State which of the following numbers are irrational:

$\begin{matrix} \text{(i)} & 3-\sqrt{\dfrac{7}{25}}\\[1.5em] \text{(ii)} & -\dfrac{2}{3}+\sqrt[3]{2} \\[1.5em] \text{(iii)} & \dfrac{3}{\sqrt{3}} \\[1.5em] \text{(iv)} & -\dfrac{2}{7}\sqrt[3]{5} \\[1.5em] \text{(v)} & (2-\sqrt{3})(2+\sqrt{3}) \\[1.5em] \text{(vi)} & (3+\sqrt{5})^2 \\[1.5em] \text{(vii)} &(\dfrac{2}{5}\sqrt{7})^2 \\[1.5em] \text{(viii)} & (3-\sqrt{6})^2 \\[1.5em] \end{matrix}$

$\text{(i) } 3 - \sqrt{\dfrac{7}{25}} = 3 - \dfrac{\sqrt7}{(\sqrt{5 × 5})} = 3 - \dfrac{\sqrt7}{5}$

As , $3 - \dfrac{\sqrt{7}}{5}$ is an irrational number,

∴ $\bold{3 - \sqrt{\dfrac{7}{25}}}$ is also an irrational number.

$\text{(ii) } -\dfrac{2}{3} + \sqrt[3]{2}$

Here, 2 is not perfect cube

∴ $-\dfrac{2}{3} + \sqrt[3]{2}$ is an irrational number.

$\text{(iii) } \dfrac{3}{\sqrt{3}} = \dfrac{3}{\sqrt{3}} × \dfrac{\sqrt{3}}{\sqrt{3}} = \dfrac{3\sqrt{3}}{3} = \sqrt{3}$

As, $\sqrt{3}$ is an irrational number.

∴ $\dfrac{3}{\sqrt{3}}$ is an irrational number.

$\text{(iv) } -\dfrac{2}{7}\sqrt[3]{5}$

Here, 5 is not perfect cube

∴ $-\dfrac{2}{7}\sqrt[3]{5}$ is an irrational number.

$\text{(v) } (2-\sqrt{3})(2+\sqrt{3})$

Using identity : $(a + b)(a - b) = a^2 - b^2$

$(2-\sqrt{3})(2+\sqrt{3}) = 2^2 - (\sqrt3)^2 = 4 - 3 = 1$

Hence , $(2-\sqrt{3})(2+\sqrt{3})$ is a rational number.

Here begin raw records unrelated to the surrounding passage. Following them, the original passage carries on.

@@ -1572,7 +1568,8 @@
                 lds_atomic_add(da, 16u - seg0);
             } else if (WANT_HIST && cand < (u32)HBW) {
                 const u32 p0 = lo + 16u * (u32)lane;
-                const u32 wa = win_any ? min(max(wst, p0) - p0, 16u) : 0u, wb = win_any ? min(max(wet, p0) - p0, 16u) : 0u;
+                const ptile::Window win = ptile::tile_window_of(ds.w, L, lo, excl);
+                const u32 wa = min(max(win.wst, p0) - p0, 16u), wb = min(max(win.wet, p0) - p0, 16u);
                 const u32 le = min(max(L, p0) - p0, 16u);
                 u32 seg0 = 0, covm = 0;
                 const u32 da0 = lds_addr_of(lhist);
@@ -1596,13 +1593,14 @@
                 cov_o += (u32)__popc(covm & in_ctg & ~in_win);
             } else if (WANT_HIST) {
                 const u32 p0 = lo + 16u * (u32)lane;
+                const ptile::Window win = ptile::tile_window_of(ds.w, L, lo, excl);
                 u32 seg0 = 0;
                 bool seg_open = false;
 #pragma unroll 4
                 for (int j = 0; j < 16; j++) {
                     const int dj = (j & 1) ? (int)dl[j >> 1].y : (int)dl[j >> 1].x;
                     const u32 p = p0 + (u32)j;
-                    const bool in_w = win_any && p >= wst && p < wet;
+                    const bool in_w = p >= win.wst && p < win.wet;
                     if (seg_open && (dj != 0 || !in_w)) { hist_add((u32)d >> DS, (u32)j - seg0); seg_open = false; }
                     d += dj;
                     if (in_w) { if (!seg_open) { seg_open = true; seg0 = (u32)j; } }
@@ -1611,6 +1609,7 @@
                 if (seg_open) hist_add((u32)d >> DS, 16u - seg0);
             } else if (fast_tile) {
                 u32 s1t = 0, s2t = 0, cv = 0;
+                proc_win += (u64)TW;
 #pragma unroll
                 for (int j = 0; j < 16; j++) {
                     const int dj = (j & 1) ? (int)dl[j >> 1].y : (int)dl[j >> 1].x;
@@ -1624,11 +1623,13 @@
                 sum_d += s1t; sum_d2 += s2t; cov_w += cv; cov_f += cv;
             } else {
                 const u32 p0 = lo + 16u * (u32)lane;
+                const ptile::Window win = ptile::tile_window_of(ds.w, L, lo, excl);
+                proc_win += (u64)(win.wet - win.wst);
 #pragma unroll 4
                 for (int j = 0; j < 16; j++) {
                     const int dj = (j & 1) ? (int)dl[j >> 1].y : (int)dl[j >> 1].x;
                     const u32 p = p0 + (u32)j;
-                    const bool in_w = win_any && p >= wst && p < wet;
+                    const bool in_w = p >= win.wst && p < win.wet;
                     d += dj;
                     const u32 du = (u32)d >> DS;
                     if (p < L) cov_f += du != 0u ? 1u : 0u;
@@ -1640,9 +1641,11 @@
                 }
             }
         }
-        if (chunk_end) { flush(); cur_c = -1; }
-        if (!have_next) break;
-        t = tn; t_end = tn_end; vis = visn; ds = nds; dC1 = ndC1; rw0 = nrw0; rw1 = nrw1;
+        if (visit_end) {
+            flush(); cur_c = -1;
+            if (last) break;
+        }
+        t = tn; ds = nds; dC1 = ndC1; rw0 = nrw0; rw1 = nrw1;
     }
 }
 
diff --git a/coverm_amd/csrc/pileup_tile_class_core.h b/coverm_amd/csrc/pileup_tile_class_core.h
--- /dev/null
+++ b/coverm_amd/csrc/pileup_tile_class_core.h
@@ -0,0 +1,43 @@
+#pragma once
+#include <stdint.h>
+
+#ifndef PTILE_FN
+#define PTILE_FN inline
+#endif
+
+namespace ptile {
+
+typedef unsigned int u32;
+typedef unsigned long long u64;
+
+constexpr u32 TILE_W = 1024u;
+constexpr u32 F_LIVE = 8u;
+constexpr u32 F_INTERIOR = 16u;
+constexpr u32 F_NOWIN = 32u;
+
+PTILE_FN bool has_window(u32 L, u64 excl) { return 2ull * excl < (u64)L; }
+
+struct Window { u32 wst, wet; };
+PTILE_FN Window tile_window(u32 L, u32 lo, u64 excl) {
+    const bool hw = has_window(L, excl);
+    const u32 ws = hw ? (u32)excl : 0u, we = hw ? (u32)((u64)L - excl) : 0u;
+    const u32 rest = L - lo, tlen = rest < TILE_W ? rest : TILE_W, te = lo + tlen;
+    return Window{ws > lo ? ws : lo, we < te ? we : te};
+}
+
+PTILE_FN u32 class_bits(u32 L, u32 lo, u64 excl, u32 x, u32 y, u32 cxn) {
+    u32 f = 0u;
+    if (x < y || cxn != 0u) f |= F_LIVE;
+    const bool hw = has_window(L, excl);
+    if (hw && (u64)lo >= excl && (u64)lo + TILE_W <= (u64)L - excl) f |= F_INTERIOR;
+    const Window w = tile_window(L, lo, excl);
+    if (!hw || !(w.wst < w.wet)) f |= F_NOWIN;
+    return f;
+}
+
+PTILE_FN Window tile_window_of(u32 flags, u32 L, u32 lo, u64 excl) {
+    if (flags & F_NOWIN) return Window{0u, 0u};
+    return tile_window(L, lo, excl);
+}
+
+}
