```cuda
GSV_DI uint32_t recover_core(fe& qx, fe& qy, const uint32_t msg[8], const uint32_t r[8],
                             const uint32_t s[8], uint32_t recid, const uint4* __restrict__ gtab,
                             uint32_t* __restrict__ ltab) {
    bool ok = limbs_lt(r, SN) && limbs_lt(s, SN);
    sc rs, ss, m;
#pragma unroll
    for (int i = 0; i < 8; i++) {
        rs.v[i] = r[i];
        ss.v[i] = s[i];
    }
    ok = ok && !sc_is_zero(rs) && !sc_is_zero(ss);
    sc_cond_sub_n(m.v, msg, 0);

    fe9 x;
    {
        bool hi = (recid & 2u) != 0;
        ok = ok && (!hi || limbs_lt(r, P_MINUS_N));
        uint32_t xw[8];
        uint64_t c = 0;
#pragma unroll
        for (int i = 0; i < 8; i++) {
            c = (uint64_t)r[i] + (hi ? SN[i] : 0u) + hi32(c);
            xw[i] = lo32(c);
        }
        fe9_from_words(x, xw);
    }
    fe9 y, t;
    fe9 c;
    curve_rhs9(c, x);
    fe9_mul(t, c, x);
    fe9_sqr(y, c);
    x = t;
    sc rn, u1, u2;
    modinv30_words(rn.v, rs.v, MI30_N);
    sc_mul(u1, rn, m);
    sc_neg(u1, u1);
    sc_mul(u2, rn, ss);

    gej9 acc;
    bool ainf;
    glv_mul_point(acc, ainf, u2, x, y, ltab);

    gej9 accg;
    bool ginf;
    comb_mul_g9(accg, ginf, u1, gtab);

    ok = recover_tail_twisted(qx, qy, accg, ginf, acc, ainf, c, recid & 1u) && ok;
    return ok ? GSV_ST_OK : GSV_ST_RECOVER_FAILED;
}

}
```

geth-sharding_amd/csrc/secp256k1_scalar.cuh:

```cuda
#pragma once
#include <hip/hip_runtime.h>
#include <stdint.h>

#define GSV_DI __device__ __forceinline__

#include "mul_asm.cuh"
#include "opcount.cuh"
#include "secp256k1_dev.cuh"

namespace gsv {

struct fe { uint32_t v[8]; };
struct sc { uint32_t v[8]; };

GSV_DI uint32_t lo32(uint64_t x) { return (uint32_t)x; }
GSV_DI uint32_t hi32(uint64_t x) { return (uint32_t)(x >> 32); }
GSV_DI uint32_t addc(uint32_t a, uint32_t b, uint32_t& c) {
    uint32_t co;
    uint32_t r = __builtin_addc(a, b, c, &co);
    c = co;
    return r;
}
GSV_DI uint32_t subb(uint32_t a, uint32_t b, uint32_t& br) {
    uint32_t bo;
    uint32_t r = __builtin_subc(a, b, br, &bo);
    br = bo;
    return r;
}

GSV_DI void limbs_from_be(uint32_t v[8], const uint8_t* b) {
#pragma unroll
    for (int i = 0; i < 8; i++) {
        const uint8_t* p = b + 28 - 4 * i;
        v[i] = ((uint32_t)p[0] << 24) | ((uint32_t)p[1] << 16) | ((uint32_t)p[2] << 8) | p[3];
    }
}
GSV_DI void load32_be(uint32_t v[8], const uint8_t* p) { limbs_from_be(v, p); }
GSV_DI void limbs_to_be(uint8_t* b, const uint32_t v[8]) {
#pragma unroll
    for (int i = 0; i < 8; i++) {
        uint8_t* p = b + 28 - 4 * i;
        p[0] = (uint8_t)(v[i] >> 24);
        p[1] = (uint8_t)(v[i] >> 16);
        p[2] = (uint8_t)(v[i] >> 8);
        p[3] = (uint8_t)v[i];
    }
}

GSV_DI bool limbs_zero(const uint32_t v[8]) {
    uint32_t o = 0;
#pragma unroll
    for (int i = 0; i < 8; i++) o |= v[i];
    return o == 0;
}
GSV_DI bool limbs_lt(const uint32_t x[8], const uint32_t m[8]) {
    uint32_t br = 0;
#pragma unroll
    for (int i = 0; i < 8; i++) (void)subb(x[i], m[i], br);
    return br != 0;
}

GSV_DI void sc_cond_sub_n(uint32_t r[8], const uint32_t x[8], uint32_t extra_carry) {
    uint32_t y[8], c = 0;
#pragma unroll
    for (int i = 0; i < 8; i++) y[i] = addc(x[i], i < 5 ? SNC[i] : 0u, c);
    uint32_t ge = c | extra_carry;
#pragma unroll
    for (int i = 0; i < 8; i++) r[i] = ge ? y[i] : x[i];
}

GSV_DI void sc_reduce(sc& r, const uint32_t t[16]) {
    const uint32_t C4[4] = {SNC[0], SNC[1], SNC[2], SNC[3]};
    uint32_t p[12], m[13], c = 0;
    mul_8x4_fx(p, t + 8, C4);
#pragma unroll
    for (int i = 0; i < 8; i++) m[i] = addc(t[i], p[i], c);
#pragma unroll
    for (int i = 8; i < 12; i++) m[i] = addc(p[i], 0u, c);
    m[12] = c;
    c = 0;
#pragma unroll
    for (int i = 4; i < 12; i++) m[i] = addc(m[i], t[4 + i], c);
    m[12] += c;
    uint32_t p2[9], m2[10];
    mul_5x4_fx(p2, m + 8, C4);
    c = 0;
#pragma unroll
    for (int i = 0; i < 8; i++) m2[i] = addc(m[i], p2[i], c);
    m2[8] = addc(p2[8], 0u, c);
    m2[9] = c;
    c = 0;
#pragma unroll
    for (int i = 4; i < 9; i++) m2[i] = addc(m2[i], m[4 + i], c);
    m2[9] += c;
    uint32_t p3[6], m3[8];
    mul_2x4_fx(p3, m2 + 8, C4);
    c = 0;
#pragma unroll
    for (int i = 0; i < 6; i++) m3[i] = addc(m2[i], p3[i], c);
    m3[6] = addc(m2[6], 0u, c);
    m3[7] = addc(m2[7], 0u, c);
    uint32_t c2 = 0;
    m3[4] = addc(m3[4], m2[8], c2);
    m3[5] = addc(m3[5], m2[9], c2);
    m3[6] = addc(m3[6], 0u, c2);
    m3[7] = addc(m3[7], 0u, c2);
    sc_cond_sub_n(r.v, m3, c | c2);
}

GSV_DI void sc_mul(sc& r, const sc& a, const sc& b) {
    GSV_OPC(OPC_SC_MUL);
    uint32_t t[16];
    mul_8x8_fx(t, a.v, b.v);
    sc_reduce(r, t);
}
GSV_DI bool sc_is_zero(const sc& a) { return limbs_zero(a.v); }
GSV_DI void sc_neg(sc& r, const sc& a) {
    bool z = sc_is_zero(a);
    int64_t br = 0;
#pragma unroll
    for (int i = 0; i < 8; i++) {
        int64_t t = (int64_t)SN[i] - a.v[i] + br;
        r.v[i] = z ? 0u : (uint32_t)t;
        br = t >> 32;
    }
}
GSV_DI void sc_add(sc& r, const sc& a, const sc& b) {
    uint32_t s[8], c = 0;
#pragma unroll
    for (int i = 0; i < 8; i++) s[i] = addc(a.v[i], b.v[i], c);
    sc_cond_sub_n(r.v, s, c);
}

GSV_DI void sc_from_const(sc& r, const uint32_t c[8]) {
#pragma unroll
    for (int i = 0; i < 8; i++) r.v[i] = c[i];
}
GSV_DI bool sc_is_high(const sc& a) { return limbs_lt(HALF_N, a.v); }

GSV_DI bool seckey_ok(const sc& d) { return limbs_lt(d.v, SN) && !sc_is_zero(d); }
GSV_DI void sc_set_one_unless(sc& k, bool ok) {
#pragma unroll
    for (int j = 0; j < 8; j++) k.v[j] = ok ? k.v[j] : (j == 0 ? 1u : 0u);
}

}
```

Baseline: 126.4 million sigs/s.

## Batch r^-1 scalar inversions with Montgomery trick in a pre-pass kernel

Adds a pre-pass kernel that computes modular inverses of r for groups of RINV_K signatures per lane using Montgomery's batch inversion trick, staging prefix products and results in the pub65 output buffer. The main ecrecover kernel then loads r^-1 from that buffer instead of running a per-signature modinv30. This trades one inversion per signature for roughly three scalar multiplications plus one inversion per group, at the cost of an extra kernel launch and strided unaligned global memory traffic. It only applies when pub65 is requested; otherwise the old path runs.

```diff
diff --git a/geth-sharding_amd/csrc/ecrecover.hip b/geth-sharding_amd/csrc/ecrecover.hip
--- a/geth-sharding_amd/csrc/ecrecover.hip
+++ b/geth-sharding_amd/csrc/ecrecover.hip
@@ -1,13 +1,56 @@
 #include "opcount.cuh"
 #include "recover_dev.cuh"
+#include "secp256k1_rinv.cuh"
 #include "secp256k1_sign.cuh"
 
 namespace gsv {
 
+struct RinvRows {
+    const uint8_t* sig;
+    uint8_t* pub;
+    static constexpr size_t STEP = 64 * 65;
+    GSV_DI void get(uint32_t i, sc& x) const {
+        const uint8_t* p = sig + i * STEP;
+#pragma unroll
+        for (int k = 0; k < 8; k++) x.v[k] = ld32u(p + 4 * k);
+    }
+    GSV_DI void value(sc& x) const {
+#pragma unroll
+        for (int k = 0; k < 4; k++) {
+            uint32_t lo = __builtin_bswap32(x.v[7 - k]), hi = __builtin_bswap32(x.v[k]);
+            x.v[k] = lo;
+            x.v[7 - k] = hi;
+        }
+    }
+    GSV_DI void put(uint32_t i, const sc& x) const {
+#pragma unroll
+        for (int k = 0; k < 8; k++) st32u(pub + i * STEP + 4 * k, x.v[k]);
+    }
+    GSV_DI void take(uint32_t i, sc& x) const {
+#pragma unroll
+        for (int k = 0; k < 8; k++) x.v[k] = ld32u(pub + i * STEP + 4 * k);
+    }
+};
+
+__global__ __launch_bounds__(64) void k_rinv_batch(const uint8_t* __restrict__ sig65, uint32_t n,
+                                                   uint8_t* __restrict__ pub65) {
+    size_t first = (size_t)blockIdx.x * (64 * RINV_K) + threadIdx.x;
+    if (first >= n) return;
+    size_t left = (n - first + 63) / 64;
+    RinvRows rows{sig65 + first * 65, pub65 + first * 65};
+    sc_batch_inverse(rows, left < (size_t)RINV_K ? (uint32_t)left : (uint32_t)RINV_K);
+}
+
+template <bool RINV_GIVEN>
+struct PubRows { typedef uint8_t* __restrict__ type; };
+template <>
+struct PubRows<true> { typedef uint8_t* type; };
+
+template <bool RINV_GIVEN>
 __global__ __launch_bounds__(256) __attribute__((amdgpu_waves_per_eu(GSV_ECR_WAVES, GSV_ECR_WAVES))) void k_ecrecover(const uint8_t* __restrict__ msg32,
                                                    const uint8_t* __restrict__ sig65, uint32_t n,
                                                    const uint4* __restrict__ gtab,
-                                                   uint8_t* __restrict__ pub65,
+                                                   typename PubRows<RINV_GIVEN>::type pub65,
                                                    uint8_t* __restrict__ addr20,
                                                    uint8_t* __restrict__ status) {
     GSV_LTAB_DECL;
@@ -20,7 +63,8 @@
     load32_be(s, sg + 32);
     uint32_t recid = sg[64];
     fe qx, qy;
-    uint32_t st = recover_core(qx, qy, msg, r, s, recid & 3u, gtab, GSV_LTAB_LANE);
+    uint32_t st = recover_core<RINV_GIVEN>(qx, qy, msg, r, s, recid & 3u, gtab, GSV_LTAB_LANE,
+                                           RINV_GIVEN ? pub65 + (size_t)i * 65 : nullptr);
     if (recid >= 4) st = GSV_ST_INVALID_RECID;
     bool ok = st == GSV_ST_OK;
     store_pub_addr(pub65 ? pub65 + (size_t)i * 65 : nullptr, addr20 ? addr20 + (size_t)i * 20 : nullptr,
@@ -175,7 +219,17 @@
 hipError_t launch_ecrecover(const uint8_t* msg32, const uint8_t* sig65, uint32_t n, const uint4* gtab,
                             uint8_t* pub65, uint8_t* addr20, uint8_t* status, hipStream_t st) {
     if (n == 0) return hipSuccess;
-    hipLaunchKernelGGL(k_ecrecover, dim3((n + 255) / 256), dim3(256), 0, st, msg32, sig65, n, gtab,
+    if (!pub65) {
+        hipLaunchKernelGGL(k_ecrecover<false>, dim3((n + 255) / 256), dim3(256), 0, st, msg32, sig65, n, gtab,
+                           pub65, addr20, status);
+        return hipGetLastError();
+    }
+    constexpr uint32_t PER_WAVE = 64u * RINV_K;
+    hipLaunchKernelGGL(k_rinv_batch, dim3((unsigned)(((uint64_t)n + PER_WAVE - 1) / PER_WAVE)), dim3(64), 0, st,
+                       sig65, n, pub65);
+    hipError_t e = hipGetLastError();
+    if (e != hipSuccess) return e;
+    hipLaunchKernelGGL(k_ecrecover<true>, dim3((n + 255) / 256), dim3(256), 0, st, msg32, sig65, n, gtab,
                        pub65, addr20, status);
     return hipGetLastError();
 }
diff --git a/geth-sharding_amd/csrc/gsv_internal.h b/geth-sharding_amd/csrc/gsv_internal.h
--- a/geth-sharding_amd/csrc/gsv_internal.h
+++ b/geth-sharding_amd/csrc/gsv_internal.h
@@ -198,4 +198,10 @@
 constexpr size_t GTAB_ENTRY_BYTES = 80;
 constexpr size_t GTAB_BYTES = GTAB_ENTRIES * GTAB_ENTRY_BYTES;
 
+#ifndef GSV_RINV_K
+#define GSV_RINV_K 16
+#endif
+constexpr int RINV_K = GSV_RINV_K;
+static_assert(RINV_K >= 1 && RINV_K <= 64, "r values per inversion");
+
 }
diff --git a/geth-sharding_amd/csrc/recover_dev.cuh b/geth-sharding_amd/csrc/recover_dev.cuh
--- a/geth-sharding_amd/csrc/recover_dev.cuh
+++ b/geth-sharding_amd/csrc/recover_dev.cuh
@@ -116,9 +116,10 @@
     return ok;
 }
 
+template <bool RINV_GIVEN = false>
 GSV_DI uint32_t recover_core(fe& qx, fe& qy, const uint32_t msg[8], const uint32_t r[8],
                              const uint32_t s[8], uint32_t recid, const uint4* __restrict__ gtab,
-                             uint32_t* __restrict__ ltab) {
+                             uint32_t* __restrict__ ltab, const uint8_t* rinv = nullptr) {
     bool ok = limbs_lt(r, SN) && limbs_lt(s, SN);
     sc rs, ss, m;
 #pragma unroll
@@ -149,7 +150,12 @@
     fe9_sqr(y, c);
     x = t;
     sc rn, u1, u2;
-    modinv30_words(rn.v, rs.v, MI30_N);
+    if constexpr (RINV_GIVEN) {
+#pragma unroll
+        for (int i = 0; i < 8; i++) rn.v[i] = ld32u(rinv + 4 * i);
+    } else {
+        modinv30_words(rn.v, rs.v, MI30_N);
+    }
     sc_mul(u1, rn, m);
     sc_neg(u1, u1);
     sc_mul(u2, rn, ss);
diff --git a/geth-sharding_amd/csrc/secp256k1_rinv.cuh b/geth-sharding_amd/csrc/secp256k1_rinv.cuh
--- /dev/null
+++ b/geth-sharding_amd/csrc/secp256k1_rinv.cuh
@@ -0,0 +1,112 @@
+#pragma once
+#include <stdint.h>
+
+#include "modinv30.cuh"
+
+#if defined(__HIPCC__)
+#include "secp256k1_scalar.cuh"
+#define RINV_FN __device__ __forceinline__
+#else
+#define RINV_FN static inline
+namespace gsv {
+struct sc { uint32_t v[8]; };
+static constexpr uint32_t SN[8] = {0xD0364141u, 0xBFD25E8Cu, 0xAF48A03Bu, 0xBAAEDCE6u,
+                                   0xFFFFFFFEu, 0xFFFFFFFFu, 0xFFFFFFFFu, 0xFFFFFFFFu};
+static inline void sc_mul(sc& r, const sc& a, const sc& b) {
+    static constexpr uint32_t C[5] = {0x2FC9BEBFu, 0x402DA173u, 0x50B75FC4u, 0x45512319u, 1u};
+    uint32_t t[24] = {0};
+    for (int i = 0; i < 8; i++) {
+        uint64_t c = 0;
+        for (int j = 0; j < 8; j++) {
+            c += (uint64_t)a.v[i] * b.v[j] + t[i + j];
+            t[i + j] = (uint32_t)c;
+            c >>= 32;
+        }
+        t[i + 8] = (uint32_t)c;
+    }
+    for (;;) {
+        bool hi = false;
+        for (int i = 8; i < 24; i++) hi = hi || t[i] != 0;
+        if (!hi) break;
+        uint32_t h[16], u[24] = {0};
+        for (int i = 0; i < 16; i++) h[i] = t[8 + i];
+        for (int i = 0; i < 8; i++) u[i] = t[i];
+        for (int i = 0; i < 16; i++) {
+            uint64_t c = 0;
+            for (int j = 0; j < 5 && i + j < 24; j++) {
+                c += (uint64_t)h[i] * C[j] + u[i + j];
+                u[i + j] = (uint32_t)c;
+                c >>= 32;
+            }
+            for (int k = i + 5; c != 0 && k < 24; k++) {
+                c += u[k];
+                u[k] = (uint32_t)c;
+                c >>= 32;
+            }
+        }
+        for (int i = 0; i < 24; i++) t[i] = u[i];
+    }
+    int64_t br = 0;
+    uint32_t d[8];
+    for (int i = 0; i < 8; i++) {
+        int64_t x = (int64_t)t[i] - SN[i] + br;
+        d[i] = (uint32_t)x;
+        br = x >> 32;
+    }
+    for (int i = 0; i < 8; i++) r.v[i] = br ? t[i] : d[i];
+}
+}
+#endif
+
+namespace gsv {
+
+RINV_FN void sc_rinv_operand(sc& x) {
+    uint32_t nz = 0;
+    int64_t br = 0;
+#pragma unroll
+    for (int i = 0; i < 8; i++) {
+        nz |= x.v[i];
+        br = ((int64_t)x.v[i] - (int64_t)SN[i] + br) >> 32;
+    }
+    bool ok = nz != 0 && br != 0;
+#pragma unroll
+    for (int i = 0; i < 8; i++) x.v[i] = ok ? x.v[i] : (i == 0 ? 1u : 0u);
+}
+
+template <class Slots>
+RINV_FN void sc_batch_inverse(Slots& sl, uint32_t cnt) {
+    sc acc, x;
+    sl.get(0, acc);
+    sl.value(acc);
+    sc_rinv_operand(acc);
+    if (cnt > 1) sl.get(1, x);
+    for (uint32_t i = 1; i < cnt; i++) {
+        sc nx = x;
+        sl.put(i, acc);
+        if (i + 1 < cnt) sl.get(i + 1, nx);
+        sl.value(x);
+        sc_rinv_operand(x);
+        sc_mul(acc, acc, x);
+        x = nx;
+    }
+    sc inv, p = acc;
+    if (cnt > 1) sl.take(cnt - 1, p);
+    modinv30_words(inv.v, acc.v, MI30_N);
+    for (uint32_t i = cnt - 1; i >= 1; i--) {
+        sc np = p, nx = x;
+        if (i > 1) {
+            sl.take(i - 1, np);
+            sl.get(i - 1, nx);
+        }
+        sl.value(x);
+        sc_rinv_operand(x);
+        sc_mul(p, p, inv);
+        sl.put(i, p);
+        sc_mul(inv, inv, x);
+        p = np;
+        x = nx;
+    }
+    sl.put(0, inv);
+}
+
+}
diff --git a/geth-sharding_amd/csrc/secp256k1_scalar.cuh b/geth-sharding_amd/csrc/secp256k1_scalar.cuh
--- a/geth-sharding_amd/csrc/secp256k1_scalar.cuh
+++ b/geth-sharding_amd/csrc/secp256k1_scalar.cuh
@@ -46,6 +46,13 @@
         p[3] = (uint8_t)v[i];
     }
 }
+
+GSV_DI uint32_t ld32u(const uint8_t* p) {
+    uint32_t w;
+    __builtin_memcpy(&w, p, 4);
+    return w;
+}
+GSV_DI void st32u(uint8_t* p, uint32_t w) { __builtin_memcpy(p, &w, 4); }
 
 GSV_DI bool limbs_zero(const uint32_t v[8]) {
     uint32_t o = 0;
```

New measurement: 129.3 million sigs/s, median of 6. +2.3%, better.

$\text{(vi) }(3 + \sqrt{5})^2$

Using identity : (a + b)² = a² + 2ab + b²

$(3 + \sqrt{5})^2 = 3^2 + 2 × 3 × \sqrt{5} + (\sqrt{5})^2 \\[1.5em] = 9 + 6\sqrt{5} + 5 \\[1.5em] = 9 + 5 + 6\sqrt{5} \\[1.5em] = 14 + 6\sqrt{5}$

As, 14 + $6\sqrt{5}$ is an irrational number

∴ $(3+\sqrt{5})^2$ is an irrational number.

$\text{(vii) } \Big(\dfrac{2}{5}\sqrt{7}\Big)^2$

$\Big(\dfrac{2}{5}\sqrt{7}\Big)^2 = \dfrac{2}{5}\sqrt{7} × \dfrac{2}{5}\sqrt{7} \\[1.5em] = \dfrac{4}{25} × (\sqrt7)^2 \\[1.5em] = \dfrac{4}{25} × 7 \\[1.5em] = \dfrac{28}{25}$

As, $\dfrac{28}{25}$ is a rational number,

∴ $(\dfrac{2}{5}\sqrt{7})^2$ is a rational number.

$\text{(viii) } (3 - \sqrt{6})^2$

Using identity : (a + b)² = a² + 2ab + b²

$(3 - \sqrt{6})^2 = 3^2 - 2 × 3 × \sqrt{6} + (\sqrt{6})^2 \\[1.5em] = 9 - 6\sqrt{6} + 6 \\[1.5em] = 9 + 6 - 6\sqrt{6} \\[1.5em] = 15 - 6\sqrt{6}$

As, 15 - $6\sqrt{6}$ is an irrational number.

∴ $(3 - \sqrt{6})^2$ is an irrational number.